Door Anja van Balen en David Bolscher, ABN AMRO
De looneisen van de vakbonden, een stijging van 12,5 procent, kosten ziekenhuizen volgend jaar ruim 2 miljard euro. En dat terwijl de bijbehorende inkomsten maar met 800 miljoen euro stijgen. Dit blijkt uit berekeningen van ABN AMRO. Een echte oplossing lijkt niet voorhanden.
Het kabinet riep in augustus werkgevers al op om lonen te verhogen in lijn met de stijgende prijzen. “Hogere lonen zijn een structurele oplossing. Niet alles kan van de overheid komen”, aldus minister Sigrid Kaag van Financiën. Voor de koopkrachtreparatie van zorgpersoneel ligt de verantwoordelijkheid wel volledig bij die overheid zelf.
Stevig gat
De overheid heeft afgelopen zomer weliswaar bepaald dat ziekenhuizen per 1 januari 2023 hun tarieven voor behandelingen mogen opvoeren, maar het deel waaruit de stijgende lonen moet worden vergoed mag slechts met maximaal 5 procent stijgen. Aangezien de lonen niet door de overheid worden bepaald, maar worden overeengekomen in de cao, dreigt nu een stevig gat te ontstaan.
De ziekenhuissector hanteert twee cao’s: een voor de universitaire ziekenhuizen en een voor de overige, algemene ziekenhuizen. De cao voor de universitaire ziekenhuizen is in maart van 2022 al afgesloten. Daarin is overeengekomen dat de lonen in 2023 meestijgen met de inflatie. Voor de universitaire ziekenhuizen is daarmee al zeker dat de kosten sneller stijgen dan de inkomsten. Voor hen betekent het nakomen van de verplichtingen een tekort van 450 miljoen euro. Zij willen daarom opnieuw met de bonden om tafel.

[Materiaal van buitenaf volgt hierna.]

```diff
@@ -569,8 +585,27 @@
     or_word_k<<<dim3(1), dim3(1), 0, s>>>(error, out);
 }
 
-int radix_sort_pairs(uint32_t* keys[2], uint32_t* vals[2], size_t n, int lo, int hi, uint32_t* scratch,
-                     hipStream_t s, bool cleared, bool ghist_ready, const uint32_t* n_dev, uint32_t* frame_error) {
+namespace {
+template <int MODE>
+void launch_sweep_pass(size_t tile, uint32_t nt, hipStream_t s, const uint32_t* keys_in, const uint32_t* vals_in, uint32_t* keys_out,
+                       uint32_t* vals_out, size_t n, const uint32_t* n_dev, int shift, int nbits, const uint32_t* ghist,
+                       uint32_t* status, uint32_t* ticket, uint32_t* error, uint32_t* frame_error, int min_items, uint32_t* gstat,
+                       int pack_bits) {
+    const size_t lds = MODE == SWEEP_PAIRS ? 2 * tile * sizeof(uint32_t)
+                                           : MODE == SWEEP_PACK_IN ? tile * sizeof(uint32_t) : tile * (sizeof(uint32_t) + 1);
+#define GOI_SWEEP_ARGS keys_in, vals_in, keys_out, vals_out, n, n_dev, shift, nbits, ghist, status, ticket, error, frame_error
+    if constexpr (MODE == SWEEP_PAIRS) {
+        if (tile == 4096) sweep_pass_k<1024, 4><<<dim3(nt), dim3(1024), lds, s>>>(GOI_SWEEP_ARGS, 4, gstat, 0);
+        else sweep_pass_k<512, 16><<<dim3(nt), dim3(512), lds, s>>>(GOI_SWEEP_ARGS, min_items, gstat, 0);
+    } else {
+        if (tile == 4096) sweep_pass_k<1024, 4, MODE><<<dim3(nt), dim3(1024), lds, s>>>(GOI_SWEEP_ARGS, 4, gstat, pack_bits);
+        else sweep_pass_k<512, 16, MODE><<<dim3(nt), dim3(512), lds, s>>>(GOI_SWEEP_ARGS, min_items, gstat, pack_bits);
+    }
+#undef GOI_SWEEP_ARGS
+}
+
+int radix_sort_impl(uint32_t* keys[2], uint32_t* vals[2], size_t n, int lo, int hi, uint32_t* scratch, hipStream_t s, bool cleared,
+                    bool ghist_ready, const uint32_t* n_dev, uint32_t* frame_error, int vals_plan) {
     int cur = 0;
     if (n == 0) return cur;
     const uint32_t nblk = (uint32_t)div_up(n, SORT_TILE);
@@ -598,7 +633,6 @@
         const size_t tile = sweep_tile_keys(n);
         const int min_items = sweep_min_items(n);
         const uint32_t nt = (uint32_t)div_up(n, sweep_min_tile_keys(n));
-        const size_t lds = 2 * tile * sizeof(uint32_t);
         static std::atomic<uint64_t> attr_set{0};
         int dev_id = 0;
         (void)hipGetDevice(&dev_id);
@@ -609,17 +643,21 @@
             attr_set.fetch_or(dev_bit, std::memory_order_relaxed);
         }
         const size_t prow = (size_t)nt + sweep_group_rows(nt);
+        const bool packed = vals_plan == SORT_VALS_PACKED && passes == 2;
         for (int p = 0; p < passes; p++) {
             uint32_t* st_p = status + (size_t)p * prow * RADIX_MAX;
             uint32_t* gst_p = g_options.sort_lookback ? st_p + (size_t)nt * RADIX_MAX : nullptr;
-            if (tile == 4096)
-                sweep_pass_k<1024, 4><<<dim3(nt), dim3(1024), lds, s>>>(
-                    keys[cur], vals[cur], keys[cur ^ 1], vals[cur ^ 1], n, n_dev, plan.shift[p], plan.nbits[p],
-                    ghist + (size_t)p * RADIX_MAX, st_p, ticket + p, error, frame_error, 4, gst_p);
-            else
-                sweep_pass_k<512, 16><<<dim3(nt), dim3(512), lds, s>>>(
-                    keys[cur], vals[cur], keys[cur ^ 1], vals[cur ^ 1], n, n_dev, plan.shift[p], plan.nbits[p],
-                    ghist + (size_t)p * RADIX_MAX, st_p, ticket + p, error, frame_error, min_items, gst_p);
+            const int mode = packed ? (p == 0 ? SWEEP_PACK_OUT : SWEEP_PACK_IN)
+                             : vals_plan != SORT_VALS_PLAIN && p == passes - 1 ? SWEEP_NOKEYS : SWEEP_PAIRS;
+            const int pack_bits = mode == SWEEP_PACK_OUT ? plan.nbits[1] : 0;
+#define GOI_SWEEP_PASS(M)                                                                                                      \
+    launch_sweep_pass<M>(tile, nt, s, keys[cur], vals[cur], keys[cur ^ 1], vals[cur ^ 1], n, n_dev, plan.shift[p], plan.nbits[p], \
+                         ghist + (size_t)p * RADIX_MAX, st_p, ticket + p, error, frame_error, min_items, gst_p, pack_bits)
+            if (mode == SWEEP_PACK_OUT) GOI_SWEEP_PASS(SWEEP_PACK_OUT);
+            else if (mode == SWEEP_PACK_IN) GOI_SWEEP_PASS(SWEEP_PACK_IN);
+            else if (mode == SWEEP_NOKEYS) GOI_SWEEP_PASS(SWEEP_NOKEYS);
+            else GOI_SWEEP_PASS(SWEEP_PAIRS);
+#undef GOI_SWEEP_PASS
             cur ^= 1;
         }
         return cur;
@@ -637,5 +675,17 @@
     }
     return cur;
 }
-
-}
+}
+
+int radix_sort_pairs(uint32_t* keys[2], uint32_t* vals[2], size_t n, int lo, int hi, uint32_t* scratch,
+                     hipStream_t s, bool cleared, bool ghist_ready, const uint32_t* n_dev, uint32_t* frame_error) {
+    return radix_sort_impl(keys, vals, n, lo, hi, scratch, s, cleared, ghist_ready, n_dev, frame_error, SORT_VALS_PLAIN);
+}
+
+int radix_sort_vals(uint32_t* keys[2], uint32_t* vals[2], size_t n, int lo, int hi, int plan, uint32_t* scratch,
+                    hipStream_t s, bool cleared, bool ghist_ready, const uint32_t* n_dev, uint32_t* frame_error) {
+    return radix_sort_impl(keys, vals, n, lo, hi, scratch, s, cleared, ghist_ready, n_dev, frame_error,
+                           g_options.sort_pack ? plan : SORT_VALS_PLAIN);
+}
+
+}
diff --git a/include/goi_raster.h b/include/goi_raster.h
--- a/include/goi_raster.h
+++ b/include/goi_raster.h
@@ -285,10 +285,15 @@
                            float* rgb , uint32_t* tiles_touched , uint32_t* point_list ,
                            uint32_t* ranges , uint32_t* n_contrib , void* stream);
 
+int goi_raster_debug_depth_order(int P, const void* geom_buffer, uint32_t* order, uint32_t* offsets, void* stream);
+
 size_t goi_raster_debug_sort_workspace_bytes(long long n, int lo, int hi);
 int goi_raster_debug_sort_pairs(uint32_t* keys0, uint32_t* vals0, uint32_t* keys1, uint32_t* vals1, long long n, int lo, int hi,
                                 const uint32_t* n_dev, const uint32_t* ghist, int flags, uint32_t* error_out, void* workspace,
                                 void* stream);
+int goi_raster_tile_sort_plan(long long n_tiles, long long P);
+int goi_raster_debug_tile_sort(uint32_t* keys0, uint32_t* vals0, uint32_t* keys1, uint32_t* vals1, long long n, const uint32_t* n_dev,
+                               long long n_tiles, long long P, uint32_t* error_out, void* workspace, void* stream);
 size_t goi_raster_debug_scan_workspace_bytes(long long n);
 int goi_raster_debug_exclusive_scan(const uint32_t* in, const uint32_t* gather, uint32_t* out, long long n, const uint32_t* n_dev,
                                     uint32_t* total, void* workspace, void* stream);
```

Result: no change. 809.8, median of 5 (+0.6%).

Volledige prijscompensatie
De algemene ziekenhuizen hebben de cao-onderhandelingen met de vakbonden op 31 oktober hervat. De looneisen van vakbond FNV zijn duidelijk: lonen moeten met minimaal 12,5 procent stijgen om het personeel te compenseren voor de inflatie. “Onze inzet is volledige prijscompensatie in de nieuwe cao, met een minimum van 100 euro en een hogere reiskostenvergoeding voor iedereen”, zo maakte FNV-bestuurder Elise Merlijn duidelijk voor aanvang van de onderhandelingen. Als er inderdaad volledige prijscompensatie komt, beloopt het tekort voor de algemene ziekenhuizen ongeveer 750 miljoen euro.
De afgelopen jaren lagen de salarisontwikkelingen nog wel in lijn met de groei van de sector. In de periode 2020-2022 hielden de behandeltarieven en daarmee de omzet ongeveer gelijke tred met de personeelskosten. Zoals aangegeven dreigt in 2023 voor de universitaire en algemene ziekenhuizen samen een tekort te ontstaan van 1,2 miljard euro.
Rode cijfers
Wanneer de ziekenhuizen aan de gewenste salariseisen voldoen, is de kans groot dat ze in de rode cijfers belanden. De marges zijn namelijk op dit moment al beperkt. Bij volledige looncompensatie dreigt de branche met het verwachte tekort van 1,2 miljard euro voor de loonkosten volgend jaar bijna 700 miljoen euro verlies te maken, waar het totaalresultaat normaliter tussen de 400 en 500 miljoen positief is. Het resultaat kan naast de verwachte stijging van de loonkosten nog verder afkalven wanneer de nog te bepalen vergoeding voor de energielasten niet volledig is, iets waarvoor de ziekenhuizen eveneens vrezen.
Werkdruk
Het is uiteraard niet gewenst dat ziekenhuizen structureel in de rode cijfers belanden. Niet voldoen aan de eisen van de vakbonden kan ziekenhuizen echter grote schade opleveren. Personeel dat het werk neerlegt, is het laatste waar ziekenhuizen op zitten wachten nu zij al ruim twee jaar met grote personeelstekorten kampen. Bovendien zijn bij achterblijvende lonen eenvoudigweg minder mensen bereid om voor ziekenhuizen te werken.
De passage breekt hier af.